Barker's blog post got enough attention that within a few hours of it going up, a BuzzFeed executive named Dao Nguyen posted this in the comments:
…. we do not in fact record that it is “you” browsing the site. The string sent to GA is not your username but an anonymized string that is not linked in any way to your account, email address or other personally identifiable information. Also, about 99% our readers are not even logged in.
We are only interested in data in the aggregate form. Who a specific user is and what he or she is doing on the site is actually a useless piece of information for us. We know how many people got Paris or prefer espresso in the Which city would you live in? quiz, but we don’t know who they are or any of their PII.
Yet other commenters on Barker's blog did not seem reassured by Nguyen's remarks. One man posted this in response: “Theoretically, how hard would it be for someone at Buzzfeed to connect someone to their Buzzfeed quiz answers?”
Another person asked Nguyen “If the 'username' string is NOT associated with the individual’s account, then why is the same username string used for two different sessions?” and “Can we interpret your final paragraph as meaning that none of your data analysis requires the username string in order to give you meaningful results? If “who a specific user is” is “useless” to you, then why bother including the username string in the GA data at all? If it’s useless, why not remove it? Contrariwise, if it is unremovable, for what use is it necessary?”
Update -- BuzzFeed responds
We anonymize all usage data and have strict internal policies around only accessing data in the aggregate form.Background:
-About 99% our readers are not logged in, so we do not have a "username" or any PII (personally identifiable information) associated with those quiz takers. For the small number of people who are logged in, we anonymize the data like I mention above. All in all, all usage data is anonymized through this process.-It's actually against Google Analytics' terms of service to store any personally identifiable information (PII).-We are only interested in data in the aggregate form. Who a specific user is and what he or she is doing on the site is actually a useless piece of information for us. We know how many people got Paris or prefer espresso in the Which City would you live in? quiz, but we don't know who they are or any of their PII.After corresponding with Dan Barker, he recently shared some additional thoughts with the Independent here and amended his point of view:
Speaking to The Independent, Barker noted that despite the fact that data had been 'pseudonymised' (ie, assigned random user IDs) "from a technical point of view it would be really easy to link pseudonyms to real users, and is a fairly common practice."

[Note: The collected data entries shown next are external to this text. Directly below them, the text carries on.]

# henriChevreux/distillation_trajectories

Hardware: AMD Instinct MI355X
Metric: trajectory-timesteps/sec (B×T U-Net fwd) at 16×16 T=50 (higher is better)
Workload: dtype f32 (fp32-accurate; convolutions: exact 3-plane bf16 operand split on bf16 MFMA with fp32 accumulate, or native fp32 MFMA, chosen per layer)

## Files before the change

### distillation_trajectories_amd/csrc/build.py

```python
import os
import shutil
import subprocess
import sys

HERE = os.path.dirname(os.path.abspath(__file__))
SOURCES = ["dt_conv.hip", "dt_conv_bf16.hip", "dt_conv_strip.hip", "dt_layers.hip", "dt_update.hip", "dt_metrics.hip", "dt_fused.hip", "dt_profile.hip", "dt_unet.hip",
           "dt_unet_forward.hip", "dt_unet_tune.hip", "dt_sample.hip", "dt_featnet.hip", "dt_inception.hip", "dt_pca.hip", "dt_fid.hip", "dt_lpips.hip", "dt_tsne.hip", "dt_quality.hip", "dt_quality_stream.hip", "dt_edit.hip", "dt_rng.hip"]
HEADERS = ["dt_internal.h", "dt_conv_forms.h", "dt_conv_rows.h", "dt_batch.h", "dt_dense64.h", "dt_quality_math.h", "dt_featnet.h", "dt_conv_epilogue.h", "dt_conv_walk.h", "dt_update_math.h", "dt_fused.h", "dt_unet.h", "dt_unet_layout.h", os.path.join("..", "..", "include", "dt_hip.h"),
           os.path.join("..", "..", "include", "dt_hip_noise.h"),
           os.path.join("..", "..", "include", "dt_hip_inception.h"),
           os.path.join("..", "..", "include", "dt_hip_pca.h"),
           os.path.join("..", "..", "include", "dt_hip_fid.h"),
           os.path.join("..", "..", "include", "dt_hip_fid_cov.h"),
           os.path.join("..", "..", "include", "dt_hip_lpips.h"),
           os.path.join("..", "..", "include", "dt_hip_tsne.h"),
           os.path.join("..", "..", "include", "dt_hip_quality.h"),
           os.path.join("..", "..", "include", "dt_hip_quality_stream.h"),
           os.path.join("..", "..", "include", "dt_hip_edit.h"),
           os.path.join("..", "..", "include", "dt_hip_rng.h")]
LIB = os.path.join(HERE, "libdt_hip.so")
ARCH = "gfx950"


def hipcc_path():
    for cand in (os.environ.get("HIPCC"), "/opt/rocm/bin/hipcc", shutil.which("hipcc")):
        if cand and os.path.exists(cand):
            return cand
    raise RuntimeError("hipcc not found (looked at $HIPCC, /opt/rocm/bin/hipcc, PATH)")


OBJ_DIR = os.path.join(HERE, "_build")
FLAGS = [f"--offload-arch={ARCH}", "-O3", "-std=c++17", "-fPIC", "-Wall", "-Wno-unused-function"]


def _newer(target, deps):
    if not os.path.exists(target):
        return True
    t = os.path.getmtime(target)
    return any(os.path.getmtime(d) > t for d in deps)


def is_stale():
    deps = [os.path.join(HERE, f) for f in SOURCES + HEADERS] + [os.path.abspath(__file__)]
    return _newer(LIB, deps)


def build(force=False, verbose=False):
    if not force and not is_stale():
        return LIB
    from concurrent.futures import ThreadPoolExecutor
    os.makedirs(OBJ_DIR, exist_ok=True)
    hipcc = hipcc_path()
    common = [os.path.join(HERE, f) for f in HEADERS] + [os.path.abspath(__file__)]

    def compile_one(src):
        obj = os.path.join(OBJ_DIR, src.replace(".hip", ".o"))
        path = os.path.join(HERE, src)
        if not force and not _newer(obj, [path] + common):
            return obj, None
# ... 85 lines not shown
```

### distillation_trajectories_amd/csrc/dt_conv.hip

```cpp
#include "dt_conv_walk.h"

namespace dt {

template <int BM, int BN>
__global__ __launch_bounds__(256, 4) void conv_gemm_kernel(const ConvParams p) {
  constexpr ConvForm F = *find_conv_form(KIND_FP32, BM, BN);
  constexpr int WN = F.wn();
  constexpr int MI = F.mi(), NI = F.ni();
  constexpr int A_PER = BM / 64, B_PER = BN / 64;
  constexpr int STAGE = (BM + BN) * 16;
  constexpr int LDS_FLOATS = 2 * STAGE > F.stage_floats() ? 2 * STAGE : F.stage_floats();
  static_assert(F.wm() == 2 && WN == 2 && MI * 64 == BM && NI * 64 == BN && LDS_FLOATS >= F.stage_floats(), "wave layout, epilogue stage");
  __shared__ __attribute__((aligned(16))) float lds[LDS_FLOATS];

  const int tid = threadIdx.x, lane = tid & 63, wave = tid >> 6;
  const int wm = wave / WN, wn = wave % WN;
  const int half = lane >> 5, l31 = lane & 31;
  const int m0 = blockIdx.x * BM, n0 = blockIdx.y * BN;
  const int HW = p.H * p.W;
  const ConvRowMath rm = kernarg_row_math();

  int a_off[A_PER], a_off2[A_PER], a_y[A_PER], a_x[A_PER];
  bool a_ok[A_PER];
  int a_lds[A_PER];
// ... 50 lines not shown
      for (int j = 0; j < B_PER; ++j) rb[j] = *reinterpret_cast<const f32x4 *>(wt + j * 1024);
      k.next();
    }
    if (it >= 0) {
      if (k.at_midpoint(p, it)) conv_midpoint<MI, NI>(p, acc, n0, wn, l31);
      const float *A = lds + (it & 1) * STAGE, *B = A + BM * 16;
#pragma unroll
      for (int s = 0; s < 2; ++s) {
        f32x4 fa[MI], fb[NI];
#pragma unroll
        for (int mi = 0; mi < MI; ++mi)
          fa[mi] = *reinterpret_cast<const f32x4 *>(A + a_row[mi] * 16 + (((2 * s + half) ^ ((a_row[mi] >> 2) & 3)) << 2));
#pragma unroll
        for (int ni = 0; ni < NI; ++ni)
          fb[ni] = *reinterpret_cast<const f32x4 *>(B + b_row[ni] * 16 + (((2 * s + half) ^ ((b_row[ni] >> 2) & 3)) << 2));
#pragma unroll
        for (int i = 0; i < 4; ++i)
#pragma unroll
          for (int mi = 0; mi < MI; ++mi)
#pragma unroll
            for (int ni = 0; ni < NI; ++ni) {
              acc[mi][ni] = __builtin_amdgcn_mfma_f32_32x32x2f32(fa[mi][i], fb[ni][i], acc[mi][ni], 0, 0, 0);
            }
      }
    }
    if (more) {
      float *A = lds + ((it + 1) & 1) * STAGE, *B = A + BM * 16;
#pragma unroll
      for (int j = 0; j < A_PER; ++j) *reinterpret_cast<f32x4 *>(A + a_lds[j]) = ra[j];
#pragma unroll
      for (int j = 0; j < B_PER; ++j) *reinterpret_cast<f32x4 *>(B + (tid + j * 256) * 4) = rb[j];
    }
    __syncthreads();
  }

  conv_epilogue<BM, BN, 1, false, true>(p, acc, lds, m0, n0, wm, wn, half, l31);
}

int launch_splitk_epilogue(const ConvParams &p, hipStream_t s);

#define DT_GEMM_ROW(cls, kind, bm, bn, kc, wk) {{kind, bm, bn, kc, wk, cls}, conv_gemm_kernel<bm, bn>},
static const ConvKernel kGemmKernels[] = {DT_CONV_FORMS_FP32(DT_GEMM_ROW)};

int launch_conv(const ConvParams &p_in, hipStream_t s) {
  ConvParams p = p_in;
  if (!p.in || !p.w || !p.scale || !p.shift || !p.out) return DT_E_NULL;
  if (p.H < 1 || p.W < 1) return DT_E_SHAPE;
  p.rm = make_row_math(p.H, p.W, p.m_per_tb, p.x3_imgs);
  if (p.cin_p % 16 || p.cout_p % 16 || p.n_p % kNPad || p.M <= 0) return DT_E_SHAPE;
  if ((long long)p.M * p.cin_p >= (1ll << 31) || (long long)p.M * p.cout_p * (p.n_dup > 1 ? p.n_dup : 1) >= (1ll << 31)) return DT_E_SHAPE;
  if (const int st = conv_admissible(p)) return st;
  {
    const double flops = 2.0 * p.M * (double)p.cout_real * ((double)p.cin_real * p.ksize * p.ksize + (p.in2 ? p.cin2_real : 0));
    ProfileScope prof(find_conv_form(p.kind, p.bm, p.bn)->cls, flops, 4.0 * p.M * ((double)p.cin_real + p.cout_real), s);
    if (p.kind == KIND_FP32) {
      conv_kernel_of(kGemmKernels, p).fn<<<dim3((p.M + p.bm - 1) / p.bm, p.n_p / p.bn, p.splits), 256, 0, s>>>(p);
      DT_LAUNCH_CHECK();
    } else if (const int st = is_strip(p.kind) ? launch_conv_strip(p, s) : launch_conv_bf16x6(p, s)) return st;
  }
  return p.splits > 1 ? launch_splitk_epilogue(p, s) : DT_OK;
}


bool conv_choice_valid(const ConvChoice &c, int slot, int n_p) {
  if (!find_conv_form(c.kind, c.bm, c.bn) || n_p % c.bn) return false;
  if (c.splits < 1 || c.splits > 9 || c.splits == 5 || c.splits == 6 || c.splits == 7) return false;
  return !c.fuse || (slot == 2 && c.splits == 1);
}
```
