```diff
         }
 #pragma unroll
         for (uint32_t k = 0; k + 1 < U; ++k)
             if (t < n) {
                 asm volatile("s_barrier" ::: "memory");
                 const uint2 v = hand[(phase & 1u) * (PH * 64u) + lane];
-                st.step(k, v.x != 0xFFFFFFFFu, v.x, __uint_as_float(v.y), t);
+                st.step(k, FlaggedVisit{v.x}, __uint_as_float(v.y), t);
                 ++t;
                 ++phase;
             }
```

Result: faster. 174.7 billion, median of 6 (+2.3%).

Barker continues: "But BuzzFeed say specifically they do not and, as a fairly transparent company, I would be inclined to take their word for it. It's also worth mentioning that this is a total minefield and lots of website owners don't fully understand what data they're recording.
"For example, looking at an article elsewhere on The Independent, I can see the site loads 42 different third party tracking technologies, a few of which have assigned me a unique user ID in a similar way to BuzzFeed. I'd be amazed if most staff know that's happening, let alone readers."